* [Task requirements] Of the entries below, restate word for word only the section that runs from the line with "s.mask = blocks;" to the line with "#define TS_LANE(m) __builtin_amdgcn_inverse_ballot_w64(m)", counting both ends.

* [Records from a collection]
/---

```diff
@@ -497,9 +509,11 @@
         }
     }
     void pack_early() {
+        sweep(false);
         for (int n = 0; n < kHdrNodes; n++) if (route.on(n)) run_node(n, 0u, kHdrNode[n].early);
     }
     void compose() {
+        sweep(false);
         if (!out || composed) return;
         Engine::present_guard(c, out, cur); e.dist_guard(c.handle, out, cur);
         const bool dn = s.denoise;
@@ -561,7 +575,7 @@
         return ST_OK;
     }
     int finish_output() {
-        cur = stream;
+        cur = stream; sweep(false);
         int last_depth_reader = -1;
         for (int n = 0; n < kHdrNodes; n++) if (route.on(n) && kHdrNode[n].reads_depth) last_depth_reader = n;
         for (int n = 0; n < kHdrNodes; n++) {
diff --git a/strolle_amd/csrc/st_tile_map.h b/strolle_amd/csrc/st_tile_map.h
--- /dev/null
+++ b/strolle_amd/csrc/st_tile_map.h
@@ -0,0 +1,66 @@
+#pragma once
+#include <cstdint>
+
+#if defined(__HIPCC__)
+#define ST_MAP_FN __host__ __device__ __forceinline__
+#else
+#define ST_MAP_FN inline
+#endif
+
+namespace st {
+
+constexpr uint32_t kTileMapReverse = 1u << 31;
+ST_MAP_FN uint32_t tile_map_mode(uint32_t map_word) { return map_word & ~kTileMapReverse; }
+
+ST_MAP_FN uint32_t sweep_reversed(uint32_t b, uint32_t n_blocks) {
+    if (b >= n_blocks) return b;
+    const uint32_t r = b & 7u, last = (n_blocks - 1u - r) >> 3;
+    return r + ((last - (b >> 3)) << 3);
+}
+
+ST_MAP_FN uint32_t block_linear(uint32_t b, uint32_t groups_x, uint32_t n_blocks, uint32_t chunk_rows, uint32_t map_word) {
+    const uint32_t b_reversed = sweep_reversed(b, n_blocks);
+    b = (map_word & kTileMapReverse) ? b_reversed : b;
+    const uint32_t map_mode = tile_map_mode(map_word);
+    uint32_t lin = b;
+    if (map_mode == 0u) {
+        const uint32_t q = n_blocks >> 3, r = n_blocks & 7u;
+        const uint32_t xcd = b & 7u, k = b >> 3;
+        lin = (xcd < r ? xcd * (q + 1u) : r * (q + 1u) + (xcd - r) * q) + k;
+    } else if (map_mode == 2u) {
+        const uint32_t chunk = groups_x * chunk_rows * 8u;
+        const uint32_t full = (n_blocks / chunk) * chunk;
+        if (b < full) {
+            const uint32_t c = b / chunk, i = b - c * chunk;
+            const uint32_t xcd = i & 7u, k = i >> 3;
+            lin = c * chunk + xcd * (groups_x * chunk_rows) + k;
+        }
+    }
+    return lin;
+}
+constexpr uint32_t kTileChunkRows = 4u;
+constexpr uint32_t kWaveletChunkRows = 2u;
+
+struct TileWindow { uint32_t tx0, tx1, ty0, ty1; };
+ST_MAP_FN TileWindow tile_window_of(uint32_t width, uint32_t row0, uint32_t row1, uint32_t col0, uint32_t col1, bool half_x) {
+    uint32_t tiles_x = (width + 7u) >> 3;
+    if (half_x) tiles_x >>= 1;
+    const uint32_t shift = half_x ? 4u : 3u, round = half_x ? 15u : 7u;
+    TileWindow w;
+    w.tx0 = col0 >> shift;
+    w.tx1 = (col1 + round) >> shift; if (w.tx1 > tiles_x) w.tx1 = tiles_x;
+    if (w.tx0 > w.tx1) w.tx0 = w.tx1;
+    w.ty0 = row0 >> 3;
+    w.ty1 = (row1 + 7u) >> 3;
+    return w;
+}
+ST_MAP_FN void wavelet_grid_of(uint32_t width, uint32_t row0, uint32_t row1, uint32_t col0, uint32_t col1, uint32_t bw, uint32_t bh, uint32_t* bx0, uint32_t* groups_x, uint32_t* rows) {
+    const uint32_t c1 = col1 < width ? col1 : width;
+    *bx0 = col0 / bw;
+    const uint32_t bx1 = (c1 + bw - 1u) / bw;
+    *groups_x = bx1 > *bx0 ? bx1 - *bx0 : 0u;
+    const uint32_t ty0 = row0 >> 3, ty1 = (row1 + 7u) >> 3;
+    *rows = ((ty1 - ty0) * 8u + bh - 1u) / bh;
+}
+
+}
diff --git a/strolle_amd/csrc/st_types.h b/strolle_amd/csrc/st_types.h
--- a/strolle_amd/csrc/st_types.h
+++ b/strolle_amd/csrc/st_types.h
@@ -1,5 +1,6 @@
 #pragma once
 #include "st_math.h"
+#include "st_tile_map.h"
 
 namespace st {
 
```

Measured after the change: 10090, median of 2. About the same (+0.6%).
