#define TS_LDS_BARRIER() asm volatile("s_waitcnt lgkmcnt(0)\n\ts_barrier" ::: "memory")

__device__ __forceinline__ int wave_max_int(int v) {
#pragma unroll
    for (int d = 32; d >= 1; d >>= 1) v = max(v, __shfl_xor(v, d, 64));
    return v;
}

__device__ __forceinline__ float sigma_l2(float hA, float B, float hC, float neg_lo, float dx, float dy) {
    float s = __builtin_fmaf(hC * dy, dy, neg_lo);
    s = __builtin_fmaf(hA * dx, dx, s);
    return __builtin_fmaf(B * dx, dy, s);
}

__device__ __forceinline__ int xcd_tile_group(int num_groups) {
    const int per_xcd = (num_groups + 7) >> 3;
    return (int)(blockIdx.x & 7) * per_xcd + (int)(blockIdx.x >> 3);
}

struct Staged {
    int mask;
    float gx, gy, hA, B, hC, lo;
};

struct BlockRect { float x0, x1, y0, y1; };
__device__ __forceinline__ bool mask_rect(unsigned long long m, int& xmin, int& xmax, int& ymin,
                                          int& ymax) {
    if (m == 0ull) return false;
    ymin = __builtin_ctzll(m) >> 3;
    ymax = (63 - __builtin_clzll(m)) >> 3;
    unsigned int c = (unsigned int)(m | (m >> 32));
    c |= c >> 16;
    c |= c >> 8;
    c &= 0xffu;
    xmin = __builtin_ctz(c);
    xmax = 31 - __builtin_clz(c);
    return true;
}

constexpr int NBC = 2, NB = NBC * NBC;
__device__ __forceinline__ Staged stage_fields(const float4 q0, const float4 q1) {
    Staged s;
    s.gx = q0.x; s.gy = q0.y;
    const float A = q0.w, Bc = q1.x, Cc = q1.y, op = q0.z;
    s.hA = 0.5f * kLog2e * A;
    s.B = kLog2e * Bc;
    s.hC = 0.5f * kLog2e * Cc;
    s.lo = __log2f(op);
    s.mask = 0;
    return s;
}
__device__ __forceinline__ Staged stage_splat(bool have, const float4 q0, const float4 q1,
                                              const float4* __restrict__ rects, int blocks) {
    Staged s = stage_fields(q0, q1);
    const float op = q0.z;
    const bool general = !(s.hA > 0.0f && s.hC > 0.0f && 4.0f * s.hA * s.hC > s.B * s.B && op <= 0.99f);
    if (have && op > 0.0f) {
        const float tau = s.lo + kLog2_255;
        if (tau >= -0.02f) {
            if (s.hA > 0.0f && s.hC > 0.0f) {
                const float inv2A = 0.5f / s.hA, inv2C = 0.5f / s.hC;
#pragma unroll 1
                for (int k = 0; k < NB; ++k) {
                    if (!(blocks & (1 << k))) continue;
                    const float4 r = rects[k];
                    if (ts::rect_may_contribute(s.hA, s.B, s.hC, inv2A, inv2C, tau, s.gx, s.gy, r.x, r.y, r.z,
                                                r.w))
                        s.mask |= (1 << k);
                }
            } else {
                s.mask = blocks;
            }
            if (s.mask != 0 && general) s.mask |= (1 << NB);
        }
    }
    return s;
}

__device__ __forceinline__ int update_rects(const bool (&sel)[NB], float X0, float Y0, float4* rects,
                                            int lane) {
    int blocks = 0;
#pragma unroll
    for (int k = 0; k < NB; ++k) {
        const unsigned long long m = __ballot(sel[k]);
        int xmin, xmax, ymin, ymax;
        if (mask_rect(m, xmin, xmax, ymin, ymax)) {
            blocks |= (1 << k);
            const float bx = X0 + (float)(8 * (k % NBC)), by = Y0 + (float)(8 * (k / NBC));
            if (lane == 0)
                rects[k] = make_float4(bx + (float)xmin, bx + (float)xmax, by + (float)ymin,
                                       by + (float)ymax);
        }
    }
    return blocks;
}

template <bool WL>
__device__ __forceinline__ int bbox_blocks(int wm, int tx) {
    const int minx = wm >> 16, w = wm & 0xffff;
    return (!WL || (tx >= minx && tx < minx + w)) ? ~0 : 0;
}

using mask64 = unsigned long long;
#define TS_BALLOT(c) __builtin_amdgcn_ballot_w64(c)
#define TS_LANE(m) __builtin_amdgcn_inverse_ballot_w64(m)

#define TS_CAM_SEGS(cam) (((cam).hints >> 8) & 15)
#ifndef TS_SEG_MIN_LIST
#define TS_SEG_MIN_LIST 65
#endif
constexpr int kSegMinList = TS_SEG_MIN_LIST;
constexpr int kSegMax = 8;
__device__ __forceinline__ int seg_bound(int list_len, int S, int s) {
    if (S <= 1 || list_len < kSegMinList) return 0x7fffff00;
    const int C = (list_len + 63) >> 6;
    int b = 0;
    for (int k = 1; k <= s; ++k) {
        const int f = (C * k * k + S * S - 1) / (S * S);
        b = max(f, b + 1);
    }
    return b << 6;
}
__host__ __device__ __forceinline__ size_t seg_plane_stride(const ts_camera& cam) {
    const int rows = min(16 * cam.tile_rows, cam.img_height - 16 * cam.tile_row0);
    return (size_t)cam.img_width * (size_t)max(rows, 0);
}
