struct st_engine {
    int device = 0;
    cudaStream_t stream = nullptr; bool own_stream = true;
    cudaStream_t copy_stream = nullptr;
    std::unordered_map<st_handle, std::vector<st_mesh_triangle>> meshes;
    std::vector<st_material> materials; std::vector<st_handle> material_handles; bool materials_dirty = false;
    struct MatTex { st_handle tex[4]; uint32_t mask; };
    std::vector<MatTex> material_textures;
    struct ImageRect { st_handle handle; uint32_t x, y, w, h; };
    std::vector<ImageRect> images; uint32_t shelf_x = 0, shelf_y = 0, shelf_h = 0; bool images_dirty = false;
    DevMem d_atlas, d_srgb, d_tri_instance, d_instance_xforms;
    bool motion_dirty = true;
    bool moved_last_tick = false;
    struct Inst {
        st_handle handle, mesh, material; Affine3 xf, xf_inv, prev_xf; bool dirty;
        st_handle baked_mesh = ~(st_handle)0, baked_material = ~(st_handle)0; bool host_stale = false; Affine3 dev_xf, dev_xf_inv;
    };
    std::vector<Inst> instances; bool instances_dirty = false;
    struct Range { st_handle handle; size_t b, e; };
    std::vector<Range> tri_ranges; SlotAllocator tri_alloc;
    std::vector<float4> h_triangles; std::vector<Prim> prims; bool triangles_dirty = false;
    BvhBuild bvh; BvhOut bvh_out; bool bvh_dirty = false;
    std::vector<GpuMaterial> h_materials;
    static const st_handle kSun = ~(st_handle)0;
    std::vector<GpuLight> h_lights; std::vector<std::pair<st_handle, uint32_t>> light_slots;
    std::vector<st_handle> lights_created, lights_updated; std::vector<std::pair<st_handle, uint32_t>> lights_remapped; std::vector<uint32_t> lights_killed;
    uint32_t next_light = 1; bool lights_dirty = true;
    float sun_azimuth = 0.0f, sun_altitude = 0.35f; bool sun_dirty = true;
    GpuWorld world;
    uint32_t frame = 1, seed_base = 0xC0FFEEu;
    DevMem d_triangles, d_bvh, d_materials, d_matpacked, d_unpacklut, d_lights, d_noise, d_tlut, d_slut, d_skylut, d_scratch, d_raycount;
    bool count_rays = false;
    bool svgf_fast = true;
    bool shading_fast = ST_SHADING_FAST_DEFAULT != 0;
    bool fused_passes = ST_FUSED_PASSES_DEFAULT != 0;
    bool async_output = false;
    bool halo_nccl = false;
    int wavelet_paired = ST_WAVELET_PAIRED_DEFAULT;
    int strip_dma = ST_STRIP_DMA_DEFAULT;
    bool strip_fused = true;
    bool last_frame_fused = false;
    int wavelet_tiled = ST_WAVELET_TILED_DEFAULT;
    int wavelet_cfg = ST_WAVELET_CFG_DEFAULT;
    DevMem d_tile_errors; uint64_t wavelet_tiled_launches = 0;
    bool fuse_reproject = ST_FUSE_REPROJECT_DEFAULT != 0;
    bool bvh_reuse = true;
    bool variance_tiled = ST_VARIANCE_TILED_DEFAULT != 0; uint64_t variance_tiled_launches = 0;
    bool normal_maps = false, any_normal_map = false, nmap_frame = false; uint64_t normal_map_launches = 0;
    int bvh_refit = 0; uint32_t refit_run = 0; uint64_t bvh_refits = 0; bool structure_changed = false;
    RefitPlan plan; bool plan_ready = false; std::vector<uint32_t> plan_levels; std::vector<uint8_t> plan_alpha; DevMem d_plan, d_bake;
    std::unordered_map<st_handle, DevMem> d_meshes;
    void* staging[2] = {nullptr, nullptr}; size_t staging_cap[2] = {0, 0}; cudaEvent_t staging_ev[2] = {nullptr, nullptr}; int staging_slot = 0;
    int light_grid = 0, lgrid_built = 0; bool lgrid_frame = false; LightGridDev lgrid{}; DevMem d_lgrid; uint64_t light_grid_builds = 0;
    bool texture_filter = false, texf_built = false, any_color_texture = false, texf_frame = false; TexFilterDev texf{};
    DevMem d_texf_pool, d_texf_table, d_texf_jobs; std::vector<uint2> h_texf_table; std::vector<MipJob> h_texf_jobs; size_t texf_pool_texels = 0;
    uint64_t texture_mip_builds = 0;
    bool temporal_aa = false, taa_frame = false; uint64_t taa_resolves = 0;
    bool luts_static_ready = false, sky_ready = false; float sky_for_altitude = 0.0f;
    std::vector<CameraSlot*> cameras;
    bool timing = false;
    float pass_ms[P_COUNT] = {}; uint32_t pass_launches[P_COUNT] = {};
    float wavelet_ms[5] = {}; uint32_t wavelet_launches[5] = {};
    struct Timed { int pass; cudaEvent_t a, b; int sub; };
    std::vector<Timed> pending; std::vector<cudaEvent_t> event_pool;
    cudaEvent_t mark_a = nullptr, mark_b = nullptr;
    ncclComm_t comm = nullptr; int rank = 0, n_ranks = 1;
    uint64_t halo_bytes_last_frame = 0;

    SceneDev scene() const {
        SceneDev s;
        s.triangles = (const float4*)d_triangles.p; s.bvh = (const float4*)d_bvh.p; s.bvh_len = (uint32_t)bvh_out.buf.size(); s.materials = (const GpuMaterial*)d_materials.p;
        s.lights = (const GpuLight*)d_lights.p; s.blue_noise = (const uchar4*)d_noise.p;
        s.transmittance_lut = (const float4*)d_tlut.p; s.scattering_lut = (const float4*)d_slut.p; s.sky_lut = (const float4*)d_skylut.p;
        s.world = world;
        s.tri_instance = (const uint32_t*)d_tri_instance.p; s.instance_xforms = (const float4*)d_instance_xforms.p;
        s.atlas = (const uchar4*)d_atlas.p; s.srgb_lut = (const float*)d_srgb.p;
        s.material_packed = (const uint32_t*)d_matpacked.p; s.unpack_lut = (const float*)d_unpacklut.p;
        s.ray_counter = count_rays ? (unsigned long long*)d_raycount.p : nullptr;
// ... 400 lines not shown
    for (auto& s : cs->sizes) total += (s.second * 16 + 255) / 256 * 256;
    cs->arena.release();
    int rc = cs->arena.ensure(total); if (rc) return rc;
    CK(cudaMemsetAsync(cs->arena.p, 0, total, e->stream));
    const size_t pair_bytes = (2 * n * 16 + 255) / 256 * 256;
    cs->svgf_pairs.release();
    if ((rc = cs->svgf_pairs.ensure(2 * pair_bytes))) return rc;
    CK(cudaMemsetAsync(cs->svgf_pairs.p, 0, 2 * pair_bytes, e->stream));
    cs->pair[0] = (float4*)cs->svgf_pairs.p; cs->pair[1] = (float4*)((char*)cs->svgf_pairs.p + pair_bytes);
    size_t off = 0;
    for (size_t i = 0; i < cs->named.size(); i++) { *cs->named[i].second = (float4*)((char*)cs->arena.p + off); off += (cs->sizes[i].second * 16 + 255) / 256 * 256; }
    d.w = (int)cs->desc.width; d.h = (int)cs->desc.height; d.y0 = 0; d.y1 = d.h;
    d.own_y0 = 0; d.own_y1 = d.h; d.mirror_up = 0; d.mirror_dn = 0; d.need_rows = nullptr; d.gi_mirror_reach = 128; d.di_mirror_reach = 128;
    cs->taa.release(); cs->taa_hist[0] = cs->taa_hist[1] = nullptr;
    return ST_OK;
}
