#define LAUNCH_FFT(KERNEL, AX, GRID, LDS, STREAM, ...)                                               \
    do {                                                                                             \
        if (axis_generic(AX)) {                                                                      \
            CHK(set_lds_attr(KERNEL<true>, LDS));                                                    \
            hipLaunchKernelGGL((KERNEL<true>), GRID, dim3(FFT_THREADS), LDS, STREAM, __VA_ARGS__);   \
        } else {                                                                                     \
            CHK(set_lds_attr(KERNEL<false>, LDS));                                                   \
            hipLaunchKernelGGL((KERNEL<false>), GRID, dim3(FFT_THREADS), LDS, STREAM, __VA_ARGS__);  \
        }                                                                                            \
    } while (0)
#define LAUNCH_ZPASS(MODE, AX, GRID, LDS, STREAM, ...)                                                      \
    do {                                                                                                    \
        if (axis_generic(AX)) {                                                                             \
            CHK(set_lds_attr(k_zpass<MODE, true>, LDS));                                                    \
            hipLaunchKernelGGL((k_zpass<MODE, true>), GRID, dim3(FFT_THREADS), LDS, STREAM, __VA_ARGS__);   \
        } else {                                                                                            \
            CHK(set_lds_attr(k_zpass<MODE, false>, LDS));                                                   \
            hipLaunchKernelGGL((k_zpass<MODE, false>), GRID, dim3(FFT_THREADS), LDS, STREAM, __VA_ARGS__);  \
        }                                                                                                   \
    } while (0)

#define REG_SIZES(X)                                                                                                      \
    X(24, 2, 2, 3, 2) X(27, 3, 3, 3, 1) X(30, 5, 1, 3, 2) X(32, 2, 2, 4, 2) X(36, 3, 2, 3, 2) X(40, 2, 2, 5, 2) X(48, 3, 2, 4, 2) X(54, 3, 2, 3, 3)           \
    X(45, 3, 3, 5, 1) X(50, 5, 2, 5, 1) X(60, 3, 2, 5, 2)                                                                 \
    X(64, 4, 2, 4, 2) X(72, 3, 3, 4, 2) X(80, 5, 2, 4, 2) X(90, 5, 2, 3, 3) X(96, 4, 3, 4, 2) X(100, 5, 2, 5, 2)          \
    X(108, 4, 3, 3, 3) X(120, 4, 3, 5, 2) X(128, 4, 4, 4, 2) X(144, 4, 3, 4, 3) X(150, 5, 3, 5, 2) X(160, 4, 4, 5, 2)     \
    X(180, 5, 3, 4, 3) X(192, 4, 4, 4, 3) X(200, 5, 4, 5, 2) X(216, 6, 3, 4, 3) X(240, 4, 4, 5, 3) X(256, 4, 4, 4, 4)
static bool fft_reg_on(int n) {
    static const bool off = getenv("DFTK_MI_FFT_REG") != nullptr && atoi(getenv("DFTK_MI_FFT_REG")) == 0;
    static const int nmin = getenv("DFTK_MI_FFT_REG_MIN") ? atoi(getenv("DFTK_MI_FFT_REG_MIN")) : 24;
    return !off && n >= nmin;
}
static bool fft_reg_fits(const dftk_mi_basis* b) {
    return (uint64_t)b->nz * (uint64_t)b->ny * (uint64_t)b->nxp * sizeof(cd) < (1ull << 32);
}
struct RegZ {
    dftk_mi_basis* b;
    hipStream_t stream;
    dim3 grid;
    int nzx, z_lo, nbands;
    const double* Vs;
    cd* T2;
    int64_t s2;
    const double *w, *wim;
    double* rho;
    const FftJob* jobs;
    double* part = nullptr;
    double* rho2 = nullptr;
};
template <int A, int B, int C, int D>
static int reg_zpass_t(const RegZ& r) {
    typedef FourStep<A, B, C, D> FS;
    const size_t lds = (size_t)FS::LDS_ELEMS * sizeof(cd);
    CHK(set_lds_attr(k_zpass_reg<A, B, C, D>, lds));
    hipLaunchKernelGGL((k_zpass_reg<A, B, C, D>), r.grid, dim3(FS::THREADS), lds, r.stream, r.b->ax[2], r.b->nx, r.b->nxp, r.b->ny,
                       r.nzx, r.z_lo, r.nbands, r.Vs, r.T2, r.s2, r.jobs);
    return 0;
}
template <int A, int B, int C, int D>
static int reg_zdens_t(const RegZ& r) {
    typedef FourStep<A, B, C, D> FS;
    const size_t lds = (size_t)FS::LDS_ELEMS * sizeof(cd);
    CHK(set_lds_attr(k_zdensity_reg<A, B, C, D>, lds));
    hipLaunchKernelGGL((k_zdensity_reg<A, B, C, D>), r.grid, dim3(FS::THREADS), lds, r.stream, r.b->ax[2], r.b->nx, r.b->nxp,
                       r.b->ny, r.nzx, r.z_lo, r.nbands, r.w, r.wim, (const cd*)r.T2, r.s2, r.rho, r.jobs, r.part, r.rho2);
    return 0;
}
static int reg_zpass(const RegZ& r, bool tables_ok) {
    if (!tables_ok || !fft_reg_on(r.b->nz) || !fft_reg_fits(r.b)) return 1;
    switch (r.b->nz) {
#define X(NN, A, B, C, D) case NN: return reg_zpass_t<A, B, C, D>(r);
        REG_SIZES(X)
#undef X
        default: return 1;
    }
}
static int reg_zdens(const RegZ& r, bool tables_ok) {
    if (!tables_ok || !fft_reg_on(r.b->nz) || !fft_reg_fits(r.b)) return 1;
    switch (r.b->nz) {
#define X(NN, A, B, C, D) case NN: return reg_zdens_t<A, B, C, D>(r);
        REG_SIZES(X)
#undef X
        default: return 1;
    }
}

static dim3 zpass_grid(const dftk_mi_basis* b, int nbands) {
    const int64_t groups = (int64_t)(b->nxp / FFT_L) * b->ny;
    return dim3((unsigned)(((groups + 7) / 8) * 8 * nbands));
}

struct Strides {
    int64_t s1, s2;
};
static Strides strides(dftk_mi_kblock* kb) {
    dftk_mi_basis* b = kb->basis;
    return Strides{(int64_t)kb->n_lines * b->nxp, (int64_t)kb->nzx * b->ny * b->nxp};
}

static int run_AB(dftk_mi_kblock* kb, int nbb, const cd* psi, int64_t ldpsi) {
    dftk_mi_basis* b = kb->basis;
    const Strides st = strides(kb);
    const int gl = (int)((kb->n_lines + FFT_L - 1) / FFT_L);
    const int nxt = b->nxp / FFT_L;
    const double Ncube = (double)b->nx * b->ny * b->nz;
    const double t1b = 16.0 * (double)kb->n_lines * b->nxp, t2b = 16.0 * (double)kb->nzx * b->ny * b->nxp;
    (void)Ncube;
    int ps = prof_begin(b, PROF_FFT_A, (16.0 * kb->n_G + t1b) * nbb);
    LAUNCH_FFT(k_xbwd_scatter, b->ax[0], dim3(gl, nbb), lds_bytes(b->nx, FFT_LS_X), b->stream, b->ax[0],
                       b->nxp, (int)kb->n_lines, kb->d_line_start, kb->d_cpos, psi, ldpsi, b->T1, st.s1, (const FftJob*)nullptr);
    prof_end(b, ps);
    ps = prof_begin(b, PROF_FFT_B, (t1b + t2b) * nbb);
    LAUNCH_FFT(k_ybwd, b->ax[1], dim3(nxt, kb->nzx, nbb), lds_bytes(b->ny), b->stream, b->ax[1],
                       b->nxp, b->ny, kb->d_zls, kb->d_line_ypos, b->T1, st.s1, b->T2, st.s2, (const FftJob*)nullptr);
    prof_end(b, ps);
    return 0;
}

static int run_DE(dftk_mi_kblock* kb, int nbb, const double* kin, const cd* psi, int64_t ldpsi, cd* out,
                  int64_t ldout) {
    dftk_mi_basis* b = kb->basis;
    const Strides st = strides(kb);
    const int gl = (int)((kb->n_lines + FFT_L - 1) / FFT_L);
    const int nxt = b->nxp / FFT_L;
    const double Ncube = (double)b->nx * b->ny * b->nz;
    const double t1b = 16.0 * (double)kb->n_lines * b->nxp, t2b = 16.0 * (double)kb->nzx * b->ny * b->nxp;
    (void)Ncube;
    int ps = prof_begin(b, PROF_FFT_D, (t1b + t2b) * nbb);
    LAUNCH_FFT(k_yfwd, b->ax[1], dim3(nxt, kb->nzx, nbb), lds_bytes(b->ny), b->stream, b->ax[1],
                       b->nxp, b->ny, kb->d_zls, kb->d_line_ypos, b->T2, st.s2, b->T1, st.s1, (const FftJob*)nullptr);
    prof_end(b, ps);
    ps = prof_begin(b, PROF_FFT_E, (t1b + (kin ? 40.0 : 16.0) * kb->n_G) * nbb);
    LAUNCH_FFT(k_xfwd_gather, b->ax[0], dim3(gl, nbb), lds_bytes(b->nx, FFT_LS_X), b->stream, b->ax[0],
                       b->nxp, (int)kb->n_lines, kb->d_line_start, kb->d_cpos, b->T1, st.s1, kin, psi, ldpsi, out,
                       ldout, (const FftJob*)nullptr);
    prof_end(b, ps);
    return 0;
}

\---

* [Response below]
                s.mask = blocks;
            }
            if (s.mask != 0 && general) s.mask |= (1 << NB);
        }
    }
    return s;
}

__device__ __forceinline__ int update_rects(const bool (&sel)[NB], float X0, float Y0, float4* rects,
                                            int lane) {
    int blocks = 0;
#pragma unroll
    for (int k = 0; k < NB; ++k) {
        const unsigned long long m = __ballot(sel[k]);
        int xmin, xmax, ymin, ymax;
        if (mask_rect(m, xmin, xmax, ymin, ymax)) {
            blocks |= (1 << k);
            const float bx = X0 + (float)(8 * (k % NBC)), by = Y0 + (float)(8 * (k / NBC));
            if (lane == 0)
                rects[k] = make_float4(bx + (float)xmin, bx + (float)xmax, by + (float)ymin,
                                       by + (float)ymax);
        }
    }
    return blocks;
}

template <bool WL>
__device__ __forceinline__ int bbox_blocks(int wm, int tx) {
    const int minx = wm >> 16, w = wm & 0xffff;
    return (!WL || (tx >= minx && tx < minx + w)) ? ~0 : 0;
}

using mask64 = unsigned long long;
#define TS_BALLOT(c) __builtin_amdgcn_ballot_w64(c)
#define TS_LANE(m) __builtin_amdgcn_inverse_ballot_w64(m)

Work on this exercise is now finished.